Why is it when women find a good looking guy to lust over all the blokes think he is bent? I don't know Darren Hayes, but suspect he is in touch with his femnin side.


----------



## Corrine (Jun 16, 2009)

Wasnt Darren Hayes one half of Savage Garden?  I have one of their albums and also I think I have a solo one of his....brill voice!


----------



## insulinaddict09 (Jun 16, 2009)

Ok I admit to being in love with the gorgeous and sexy Darren Hayes , phew he is the love of my life and some men ... you know who you are ... Mike.. Northerner , are trying to spoil my fun and say he is gay !! NOOOOOOO .

P.s yes hes the FIT  one from Savage Garden lol


----------



## Tezzz (Jun 16, 2009)

I found this article about Darren Hays. It answers a few questions raised in  this thread.

Here goes:

http://www.unofficialdarrenhayes.com/forums/showthread.php?p=185169

I never heard of Savage Garden till this thread. Had a quick listen to some samples on iTunes and nice music.


----------



## Corrine (Jun 16, 2009)

Darren Hayes sang Insatiable when Savage Garden split - on of the most erotic songs of all time I feel


----------



## Northerner (Jun 16, 2009)

Apparently, George Michael and Elton John are also gay! I remember once meeting a new guy at work and telling him (as I do all and sundry!) that I liked Kate Bush - he said _*'Really?'*_, apparently KB is a gay icon like Kylie - I think sometimes gay men find it hard to believe that straight guys can like their icons too! (I have several gay friends BTW, all great guys and to each their own!)


----------



## angel30eyes (Jun 16, 2009)

Caroline said:


> Why is it when women find a good looking guy to lust over all the blokes think he is bent? I don't know Darren Hayes, but suspect he is in touch with his femnin side.[/QUOTE
> 
> No he is def gay as they come


----------



## katie (Jun 16, 2009)

Northerner said:


> Apparently, George Michael and Elton John are also gay! I remember once meeting a new guy at work and telling him (as I do all and sundry!) that I liked Kate Bush - he said _*'Really?'*_, apparently KB is a gay icon like Kylie - I think sometimes gay men find it hard to believe that straight guys can like their icons too! (I have several gay friends BTW, all great guys and to each their own!)

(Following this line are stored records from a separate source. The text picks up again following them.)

#ifndef SPREAD_MIN_BYTES
#define SPREAD_MIN_BYTES (512u << 10)
#endif
__device__ __forceinline__ bool spread_long(const BatchArgs &a, const ptls_mi355x_record_t &r)
{
// ... 517 lines not shown
            const u32 incl = carry + wave_incl_sum(np);
            if (t < 256) {
                plan[t] = incl - np;
                plan[256 + t] = e;
            }
            carry = (u32)__builtin_amdgcn_readlane((int)incl, 63);
        }
        if (lane == 0)
            plan[SPREAD_PLAN_CTL] = carry;
    }
    __syncthreads();
    const u32 P = __builtin_amdgcn_readfirstlane(plan[SPREAD_PLAN_CTL]);
    if (w >= P)
        return;
    auto piece_record = [&](u32 p) -> u32 {
        u32 lo = 0, hi = n;
        while (hi - lo > 1) {
            const u32 mid = (lo + hi) >> 1;
            if (plan[mid] <= p)
                lo = mid;
            else
                hi = mid;
        }
        return __builtin_amdgcn_readfirstlane(lo);
    };
    const u32 src8 = SPREAD_UNIT_STEPS == CHUNK_STEPS ? 8u : key_pow2_idx(3 + SPREAD_UNIT_LOG2);
    u32 loaded_key = args.multi_key ? args.recs[piece_record(w)].key_idx : 0u;
    if (wave >= EARLY_GHASH_WAVE)
        build_ghash_tables(lds, args.keys + loaded_key, 9, src8, 0, EARLY_GHASH_WAVE * 64, ENGINE_WG - EARLY_GHASH_WAVE * 64,
                           GHASH_WMASK);
    else
        build_aes_tables(lds, 0, EARLY_GHASH_WAVE * 64);
    __syncthreads();
    const u32 tsel_horner = 0x10000u + (u32)(G - 1) * GHASH_TABLE_BYTES, tsel_chunk = 0x10000u + 8u * GHASH_TABLE_BYTES;
    for (u32 p = w; p < P; p += nspare) {
        const u32 t = piece_record(p), s = p - plan[t], e = plan[256 + t], pbase = plan[t];
        const u32 np_t = (t + 1 < n ? plan[t + 1] : P) - pbase;
        const ptls_mi355x_record_t r = args.recs[t];
        const u32 kidx = args.multi_key ? __builtin_amdgcn_readfirstlane(r.key_idx) : 0u;
        if (kidx != loaded_key) {
            build_ghash_tables(lds, args.keys + kidx, 9, src8, 0, 0, 0, GHASH_WMASK);
            __syncthreads();
            loaded_key = kidx;
        }
        const KeyEntry *key = args.keys + kidx;
        u32 rk[NR + 1][4];
#pragma unroll
        for (int rr = 0; rr <= NR; ++rr)
#pragma unroll
            for (int c = 0; c < 4; ++c)
                rk[rr][c] = __builtin_amdgcn_readfirstlane(key->rk[rr][c]);
        const u32 iv0 = __builtin_amdgcn_readfirstlane(key->iv[0]), iv1 = __builtin_amdgcn_readfirstlane(key->iv[1]),
                  iv2 = __builtin_amdgcn_readfirstlane(key->iv[2]);
        const u32 steps = gcm_steps<OPEN, 0>(r), U = (steps + SPREAD_UNIT_STEPS - 1) / SPREAD_UNIT_STEPS;
        const u32 k0 = s << e, nu = min(U - k0, 1u << e);
        for (u32 uu0 = wave * 8; uu0 < nu; uu0 += ENGINE_WG / G) {
            const u32 lane = lane_here(), j = lane % G, uu = uu0 + lane / G, laneoff = (lane & 31) * 4;
            const bool valid = uu < nu;
            const u32 k = k0 + uu;
            u32 m_hi = 0, m_lo = 0;
            if (valid) {
                m_hi = steps - k * SPREAD_UNIT_STEPS;
                m_lo = k + 1 == U ? 0u : m_hi - SPREAD_UNIT_STEPS;
            }
            u32x4 acc;
            u32 okw;
            gcm_segment<NR, OPEN, 0, CT>(args, lds, rk, iv0, iv1, iv2, r, valid, m_lo, m_hi, j, laneoff, tsel_horner, acc, false,
                                         okw, false, CLDS_PART + 16u * uu);
            if (valid && j == G - 1)
                s_part[uu] = acc;
        }
        __syncthreads();
        const u32 mL = SPREAD_UNIT_LOG2 + e;
        const bool split = e >= 4 && mL <= 10 && (16u << e) <= GHASH_TABLE_BYTES;
        lds_u32x4 *s_sum = (lds_u32x4 *)(lds + CLDS_RUN1);
        const u32 tsel_ml = CLDS_PART + GHASH_TABLE_BYTES;
        if (split) {
            if (wave == 1)
                build_elem_table(lds, tsel_ml, u32x4{key->h[key_pow2_idx(mL)][0], key->h[key_pow2_idx(mL)][1],
                                                     key->h[key_pow2_idx(mL)][2], key->h[key_pow2_idx(mL)][3]}, 64, true);
            if (wave == 0) {
                const u32 lane = lane_here(), c = lane / G, L = 1u << (e - 3), ulo = c * L, uhi = min(ulo + L, nu);
                u32x4 g = {0, 0, 0, 0};
                if (ulo < uhi) {
                    g = s_part[uhi - 1];
                    for (u32 i = uhi - 1; i-- > ulo;)
                        g = gmul_combine(lds, g, tsel_chunk, lane) ^ s_part[i];
                }
                if (lane % G == 0)
                    s_sum[c] = g;
            }
            __syncthreads();
        }
        if (wave == 0) {
            const u32 lane = lane_here();
            u32x4 g;
            if (split) {
                g = s_sum[7];
                for (u32 c = 7; c-- > 0;)
                    g = gmul_combine(lds, g, tsel_ml, lane) ^ s_sum[c];
            } else {
                g = s_part[nu - 1];
                for (u32 i = nu - 1; i-- > 0;)
                    g = gmul_combine(lds, g, tsel_chunk, lane) ^ s_part[i];
            }
            if (lane == 0) {
                args.spread_part[pbase + s] = g;
                __threadfence();
                *s_flag = atomicAdd(args.spread_cnt + t, 1u) == np_t - 1;
            }
        }
        __syncthreads();
        if (*s_flag) {
            __threadfence();
            lds_u32x4 *s_m = (lds_u32x4 *)(lds + CLDS_PART + GHASH_TABLE_BYTES);
            const u32 m = 3 + SPREAD_UNIT_LOG2 + e, hi = m <= 10 ? key_pow2_idx(m) : 15u;
            if (threadIdx.x == 0)
                *s_m = u32x4{key->h[hi][0], key->h[hi][1], key->h[hi][2], key->h[hi][3]};
            __syncthreads();
            for (u32 i = 10; i < m; ++i) {
                build_elem_table(lds, CLDS_PART, *s_m);
                __syncthreads();
                const u32x4 sq = gmul_tab(lds, *s_m, CLDS_PART);
                __syncthreads();
                if (threadIdx.x == 0)
                    *s_m = sq;
                __syncthreads();
            }
            build_elem_table(lds, CLDS_PART, *s_m);
            __syncthreads();
            if (wave == 0) {
                const u32 lane = lane_here();
                const volatile u32x4 *vp = args.spread_part + pbase;
                u32x4 g = vp[np_t - 1];
                for (u32 i = np_t - 1; i-- > 0;)
                    g = gmul_tab(lds, g, CLDS_PART) ^ u32x4(vp[i]);
                if (lane == 0) {
                    if (OPEN) {
                        const u32x4 rt = *(const u32x4_u *)(args.in + r.in_off + r.len);
                        const u32x4 d = rt ^ g;
                        args.ok[t] = (d[0] | d[1] | d[2] | d[3]) == 0;
                    } else {
                        *(u32x4_u *)(args.out + r.out_off + r.len) = g;
                    }
                    args.spread_cnt[t] = 0;
                }
            }
        }
        __syncthreads();
    }
}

Yep she is.  Which is why I immediately assumed you were gay when I first 'met' you on here hehehe!  Bjork is too, so that also contributed to my suspicions   But then you said you fancied kate so...

I always like artists that gay men like, such as Bjork, Alanis Morissette, Kate Bush, Lady Gaga and probably a million others.  It is possible that i'm a gay man in a woman's body, but i'm not a fan of Madonna or Kylie so surely I can't be?


----------



## katie (Jun 16, 2009)

angel30eyes said:


> Caroline said:
> 
> 
> > Why is it when women find a good looking guy to lust over all the blokes think he is bent? I don't know Darren Hayes, but suspect he is in touch with his femnin side.
> ...



yep, i thought he was but then doubted myself because AM was so adamant he wasnt, so i googled him and he is married to a man  check out his wiki page!


----------



## insulinaddict09 (Jun 16, 2009)

katie said:


> Yep she is.  Which is why I immediately assumed you were gay when I first 'met' you on here hehehe!  Bjork is too, so that also contributed to my suspicions   But then you said you fancied kate so...
> 
> I always like artists that gay men like, such as Bjork, Alanis Morissette, Kate Bush, Lady Gaga and probably a million others.  It is possible that i'm a gay man in a woman's body, but i'm not a fan of Madonna or Kylie so surely I can't be?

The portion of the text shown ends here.